[Exercise] Every line with "else" in it must be copied from the data.

[Data to use]
|---|

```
template <class DV, class NV>
__device__ __forceinline__ void coop_fill_epi(CoopEpi *ep, const DV &d, const NV &nd, const int coh) {
  *ep = CoopEpi{d.D, d.Dinv, d.E, d.Einv, d.pc_A, d.pr_val, d.qraw, d.root_l, d.root_u, d.int_pos, d.i_idx,
                d.pc_ptr, d.pc_idx, d.pr_ptr, d.pr_idx, d.ctrl, d.n, d.M, d.n_int, nd.tpr_h, nd.tpr_o, d.cinv,
                d.eps_int, d.eps_lin, SearchArgs{nd.a.lo_s, nd.a.hi_s, nd.a.x_w, nd.a.y_w, nd.a.x_s, nd.a.y_s, nd.a.lo0, nd.a.hi0,
                                                 nd.a.lo1, nd.a.hi1, nd.a.inc_x, nd.a.upper, nd.a.dg, nd.a.seq},
                nd.epi_buf, nullptr, coh, (unsigned long long)wall_clock64()};
}
template <class DV, class NV>
__device__ __forceinline__ void coop_fill_tester(CoopTesterArgs *ta, const DV &d, const NV &nd, const int run) {
  *ta = CoopTesterArgs{d.coop_chk, d.coop_chz, d.coop_q, d.coop_dec, d.prof, d.Kc, d.Einv, d.E, d.Dinv, d.D, d.l,
                       d.u, d.q, d.ctrl, d.n, d.M, d.ldw, d.c, d.cinv, d.eps_abs, d.eps_rel,
                       d.eps_pinf, d.eps_dinf, nd.on && nd.epi, nd.on ? nd.stamps : nullptr, d.coop_tres, run,
                       d.coop_buf, (unsigned long long)d.coop_half, d.coop_mg + d.n, d.coop_lag};
}
__device__ __forceinline__ void coop_ctrl_reset(Ctrl *c) {
  c->done = 0;
  c->pad = 0;
  c->status = MIOSQP_QP_UNSOLVED;
  c->iter = 0;
  c->pri_res = c->dua_res = c->obj_val = 0.0;
  c->lower = __builtin_nan("");
}

template <int RW, int NW, bool TST>
struct CoopLds {
  __attribute__((aligned(16))) double part[2][RW][NW];
  double s_ko[RW][6];
  __attribute__((aligned(16))) double lvs[TST ? 2 * 2048 : 2];
  __attribute__((aligned(16))) double lzs[TST ? COOP_EPI_ENTRIES : 2];
  CoopTesterArgs s_ta;
  CoopEpi s_ep;
  __attribute__((aligned(8))) int s_fail;
  int s_dec;
  unsigned long long s_mail[CM_WORDS];
  CoopNode s_nd;
};
// ... 348 lines not shown
      if (dv) {
        status = dv;
        if (own) { o.z = s_ko[t][0]; o.y = s_ko[t][1]; o.dy = s_ko[t][2]; o.sw = s_ko[t][3]; o.x = s_ko[t][4]; o.dx = s_ko[t][5]; }
        it_rep = last;
      }
    }
  }
  GRID_STAMP(6);
  if (it > max_iter) it = max_iter;
  const int it_done = it;
  if (it_rep >= 0) it = it_rep;
  if (prof && t == 0) {
    unsigned long long *out = d.prof + 8 * blockIdx.x;
    out[0] = ph0; out[1] = ph1; out[2] = ph2; out[3] = it; out[4] = ph3; out[5] = ph4; out[6] = nchk; out[7] = ph5;
  }
  if (own && !called_off) {
    if (con) { d.z[o.rowc] = o.z; d.y[o.rowc] = o.y; d.dy[o.rowc] = o.dy; d.wh[o.rowc] = o.sw; }
    if (var) { d.x[o.var] = o.x; d.dx[o.var] = o.dx; d.rx[o.var] = sigma * o.x - o.q; }
  }
  GRID_STAMP(7);
  const bool epi_here = TST && nd.on && nd.epi && !called_off && !s_fail &&
                        (status == MIOSQP_QP_SOLVED || (status == 0 && final_check && it_rep < 0));
  const bool rec_here = epi_here || (TST && nd.on && nd.epi && !called_off && !s_fail && status != 0);
  if constexpr (TST) {
    if (epi_here) {
      if (t == 0) fill_epi();
      const unsigned etag = base + 1u + (unsigned)it;
      const int n = d.n;
      for (int i0 = 0; i0 < n; i0 += COOP_B) {
        const int i = i0 + t;
        const unsigned long long *ptr = d.coop_chk + 4 * (size_t)(M + (i < n ? i : 0));
        unsigned spins = 0;
        unsigned long long since = 0;
        for (;;) {
          const ll_u4 w = ll_peek_wait(ptr);
          if (w.y == etag && w.w == etag) {
            if (i < n) lvs[M + i] = __hiloint2double((int)w.z, (int)w.x);
            break;
          }
          if (coop_expired(spins, since)) {
            d.ctrl->pad = 13;
            break;
          }
        }
      }
      __syncthreads();
      coop_epi_rows<COOP_B>(&s_ep, nullptr, (int)blockIdx.x, (int)gridDim.x, etag, lvs, lvs + 2048, lzs, &part[0][0][0]);
    }
// ... 144 lines not shown
```

miosqp_amd/qp.py:

```python
import ctypes as C
import types

import numpy as np
import scipy.sparse as spa

from miosqp_amd import _lib

_ALIASES = {"eps_inf": "eps_prim_inf", "eps_unb": "eps_dual_inf",
            "early_terminate_interval": "check_termination"}
_IGNORED = {"verbose", "polish", "polishing", "linsys_solver", "time_limit", "scaled_termination",
            "delta", "polish_refine_iter", "early_terminate"}


def constant(name):
    v = _lib.load().miosqp_qp_constant(name.encode())
    if v == 0:
        raise ValueError("Constant %s not found" % name)
    return v


def default_settings():
    s = _lib.Settings()
    _lib.load().miosqp_qp_default_settings(C.byref(s))
    return s
# ... 789 lines not shown
            self._h, _vec(l_int, k, "l_int"), _vec(u_int, k, "u_int"), _vec(x0, self.n, "x0"), _vec(y0, self.m, "y0"),
            int(depth), float(lower)), "search_add_leaf")
        if rc == 1:
            raise ValueError("Lower bound must be lower than or equal to upper bound")

    def search_take_leaf(self, n_int, into=None):
        l, u, x, y = into if into is not None else (np.empty(n_int), np.empty(n_int), np.empty(self.n), np.empty(self.m))
        depth, lower = C.c_int32(), C.c_double()
        rc = _check(self._lib.miosqp_qp_search_take_leaf(self._h, _vec(l, n_int, "l_int"), _vec(u, n_int, "u_int"),
                                                         _vec(x, self.n, "x0"), _vec(y, self.m, "y0"),
                                                         C.byref(depth), C.byref(lower)), "search_take_leaf")
        return None if rc == 1 else (l, u, x, y, depth.value, lower.value)

    def search_set_incumbent(self, upper, x):
        _check(self._lib.miosqp_qp_search_set_incumbent(self._h, float(upper),
                                                        None if x is None else _lib.as_d(_f64(x, self.n, "x"))),
               "search_set_incumbent")

    def search_get_incumbent(self):
        upper, x = C.c_double(), np.empty(self.n)
        _check(self._lib.miosqp_qp_search_get_incumbent(self._h, C.byref(upper), _lib.as_d(x)), "search_get_incumbent")
        return (upper.value, x) if upper.value < 1.7e308 else (float("inf"), None)

    def search_run(self, tree_explor_rule, max_nodes, budget_s=0.0):
        info = self._search_info
        max_nodes = 2 ** 62 if not np.isfinite(max_nodes) else int(min(int(max_nodes), 2 ** 62))
        rc = self._lib.miosqp_qp_search_run(self._h, int(tree_explor_rule), max_nodes, float(budget_s), C.byref(info))
        info.full = rc == -6
        if not info.full:
            _check(rc, "search_run")
        return info

    def stream_create(self, capacity, columns, ring_margin=0):
        _check(self._lib.miosqp_qp_stream_create(self._h, int(capacity), int(columns), int(ring_margin)), "stream_create")
        self._stream_info = _lib.StreamInfo()

    def stream_begin(self):
        _check(self._lib.miosqp_qp_stream_begin(self._h), "stream_begin")

    def stream_add_leaf(self, l_int, u_int, x0, y0, depth, lower):
        k = len(l_int)
        rc = _check(self._lib.miosqp_qp_stream_add_leaf(
            self._h, _vec(l_int, k, "l_int"), _vec(u_int, k, "u_int"), _vec(x0, self.n, "x0"), _vec(y0, self.m, "y0"),
            int(depth), float(lower)), "stream_add_leaf")
        if rc == 1:
            raise ValueError("Lower bound must be lower than or equal to upper bound")
# ... 213 lines not shown
```

Measured before the change: 597,100.

## Speculatively run epilogue rows on tester blocks during cooperative termination check

Adds a speculative epilogue mode, on by default when there are at least two tester blocks. Non-leader tester blocks compute their share of the epilogue rows right after publishing the termination reduction, instead of waiting for the solved decision. The leader block then commits, and the worker-side epilogue wait is skipped. This aims to take the epilogue off the critical path after convergence, at the cost of wasted work on iterations that do not terminate. It also adds a per-node search log API and an extra timing stamp sum for profiling.

```diff
diff --git a/include/miosqp_amd.h b/include/miosqp_amd.h
--- a/include/miosqp_amd.h
+++ b/include/miosqp_amd.h
@@ -476,6 +476,8 @@
                                int32_t *depth, double *lower);
 int miosqp_qp_search_set_incumbent(miosqp_qp_engine *e, double upper, const double *x);
 int miosqp_qp_search_get_incumbent(miosqp_qp_engine *e, double *upper, double *x);
+int miosqp_qp_search_set_node_log(miosqp_qp_engine *e, int32_t capacity);
+int miosqp_qp_search_get_node_log(miosqp_qp_engine *e, int32_t max_nodes, int32_t *ints, double *lower, int32_t *count);
 int miosqp_qp_search_run(miosqp_qp_engine *e, int32_t tree_explor_rule, int64_t max_nodes, double budget_s,
                          miosqp_search_info *info);
 
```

|---|

[Task response]
        l, u, x, y = into if into is not None else (np.empty(n_int), np.empty(n_int), np.empty(self.n), np.empty(self.m))
        return None if rc == 1 else (l, u, x, y, depth.value, lower.value)
                                                        None if x is None else _lib.as_d(_f64(x, self.n, "x"))),
        return (upper.value, x) if upper.value < 1.7e308 else (float("inf"), None)
        max_nodes = 2 ** 62 if not np.isfinite(max_nodes) else int(min(int(max_nodes), 2 ** 62))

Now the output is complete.